Benjamin realmente quería estallar, pero con las cámaras grabando, puso una sonrisa forzada y dijo:
—De acuerdo, lo recordaré.
—¿Has comido, Instructor Curry? —Emily Thomas aún no había tocado su comida y me preguntó.
Respondí:
—No te preocupes, todos adelante. Yo comeré en el comedor.
—Entonces iré contigo. Ya que comeremos aquí en el futuro, podría empezar a acostumbrarme ahora —dijo Emily, entregándole su comida a su manager y preparándose para irse conmigo.
La cara de Benjamin mostró brevemente incomodidad, más bien ira.
Mientras bajaba las escaleras, vi a Emily siguiéndome, sabiendo que estaba siendo valiente. La provoqué juguetonamente:
—La comida del comedor del ejército no es tan sabrosa como la de fuera. No te fuerces.
Emily caminaba junto a mí, y caminábamos juntos, lado a lado.
—Deberías probar cosas que no has experimentado, ¿verdad?
Negué con la cabeza, sonriendo:
—La comida del comedor puede ser desordenada, pero después del entrenamiento, cuando tienes hambre, sabe bastante bien. Por cierto, ¿ese tipo está interesado en ti?
Emily se rió, mirándome con encanto:
—Hay muchos hombres interesados en mí. ¿Qué vas a hacer al respecto?
—Puede que no lo hubiera notado en otros lugares, pero dado que está en mi terreno, será mejor que se comporte. Los hombres de la Familia Curry, desde mi padre hasta mi generación, tenemos un gen loco.
—¿Qué quieres decir? —Emily.
—Mi padre ofendió a La Familia Thompson por mi madre. Yo también podría volverme loco por una mujer —yo, caminando, dije.
Emily me miró con una sonrisa radiante:
—¿Como cuál?
La miré:
—¡Ofender al mundo entero!
—¿Soy yo esa mujer? —la sonrisa de Emily se hizo aún más brillante.
Contuve una risa y la provoqué:
—¿Tú qué crees?
Emily rió sin restricciones, los dos hombro con hombro, como si volvieran a aquellos días escolares llenos de entendimiento tácito, el sol inclinado del mediodía fusionando sus sombras.
El comedor militar estaba dividido en varias áreas.
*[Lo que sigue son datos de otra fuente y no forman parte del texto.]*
+template <int K, int CIN> struct ThinHeadGeom {
+    static constexpr int C4 = CIN / 4;
+    static constexpr int COLS = THIN_TW + K - 1;
+    static constexpr int COLSP = COLS | 1;
+    static constexpr size_t lds_bytes(int th, int cout) { return ((size_t)(th + K - 1) * C4 * COLSP + (size_t)K * K * C4 * cout) * 16; }
+};
+
+struct ThinHeadArgs {
+    const float *in;
+    long long in_sn, in_sh, in_sw;
+    int N, H, W;
+    float *out;
+    long long out_sn, out_sh, out_sw;
+    const float *res;
+    long long res_sn, res_sh, res_sw;
+    const float *wpk;
+    const float *bias;
+    int act;
+    int vec2;
+    int tiles_x, tiles_y;
+};
+
+template <int K, int CIN, int COUT, int TH>
+__global__ __launch_bounds__(THIN_LX *TH) void k_conv_thin_head(ThinHeadArgs a)
+{
+    typedef ThinHeadGeom<K, CIN> G;
+    constexpr int C4 = G::C4, COLS = G::COLS, COLSP = G::COLSP, ROWS = TH + K - 1, P = THIN_P, NT = THIN_LX * TH, SEG = P + K - 1;
+    extern __shared__ __attribute__((aligned(16))) unsigned char thin_smem[];
+    f32x4 *tile = reinterpret_cast<f32x4 *>(thin_smem);
+    f32x4 *wl = tile + ROWS * C4 * COLSP;
+    const int tid = threadIdx.x;
+    const int bid = blockIdx.x;
+    const int tx = bid % a.tiles_x, ty = (bid / a.tiles_x) % a.tiles_y, img = bid / (a.tiles_x * a.tiles_y);
+    const int x0 = tx * THIN_TW, y0 = ty * TH;
+
+    for (int i = tid; i < K * K * C4 * COUT; i += NT) {
+        const int co = i % COUT, c4 = (i / COUT) % C4, tap = i / (COUT * C4);
+        wl[i] = *reinterpret_cast<const f32x4 *>(a.wpk + ((size_t)(tap * C4 + c4) * 64 + co) * 4);
+    }
+    const float *inb = a.in + (long long)img * a.in_sn;
+    for (int i = tid; i < ROWS * COLS * C4; i += NT) {
+        const int c4 = i % C4, col = (i / C4) % COLS, row = i / (C4 * COLS);
+        const int iy = y0 - K / 2 + row, ix = x0 - K / 2 + col;
+        f32x4 v = {0.f, 0.f, 0.f, 0.f};
+        if (iy >= 0 && iy < a.H && ix >= 0 && ix < a.W)
+            v = *reinterpret_cast<const f32x4 *>(inb + (long long)iy * a.in_sh + (long long)ix * a.in_sw + 4 * c4);
+        tile[(row * C4 + c4) * COLSP + col] = v;
+    }
+    __syncthreads();
+
+    const int lx = tid % THIN_LX, ly = tid / THIN_LX;
+    float acc[P][COUT];
+#pragma unroll
+    for (int p = 0; p < P; ++p)
+#pragma unroll
+        for (int co = 0; co < COUT; ++co) acc[p][co] = 0.0f;
+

Dado que este enorme campamento albergaba a más de cincuenta mil soldados, no podían meterse todos en un solo lugar. En el área del Departamento de Operaciones Especiales, había cinco mil soldados de élite, así que el comedor era bastante grande.
Cuando llevé a Emily al comedor, algunos soldados que estaban metiendo grandes bocados de arroz en sus bocas vieron a Emily y escupieron su arroz sorprendidos. Inmediatamente, aquellos que engullían su comida comenzaron a sentarse erguidos como caballeros y cambiaron de devorar a masticar elegantemente.
Yo sabía cómo eran estos tipos y les dije a los que habían escupido comida:
—Si desperdician comida, ¡darán diez vueltas al patio de entrenamiento!
En un instante, esos soldados recogieron rápidamente el arroz que habían escupido sobre la mesa con cucharas y continuaron metiéndoselo en la boca, mostrando que estaban bastante intimidados por mí.
—¿Parecen un poco asustados de ti? —Emily me preguntó con curiosidad.
Me reí irónicamente:
—Accidentalmente envié al hospital ayer al ídolo que adoran, así que ahora me tienen un poco de miedo.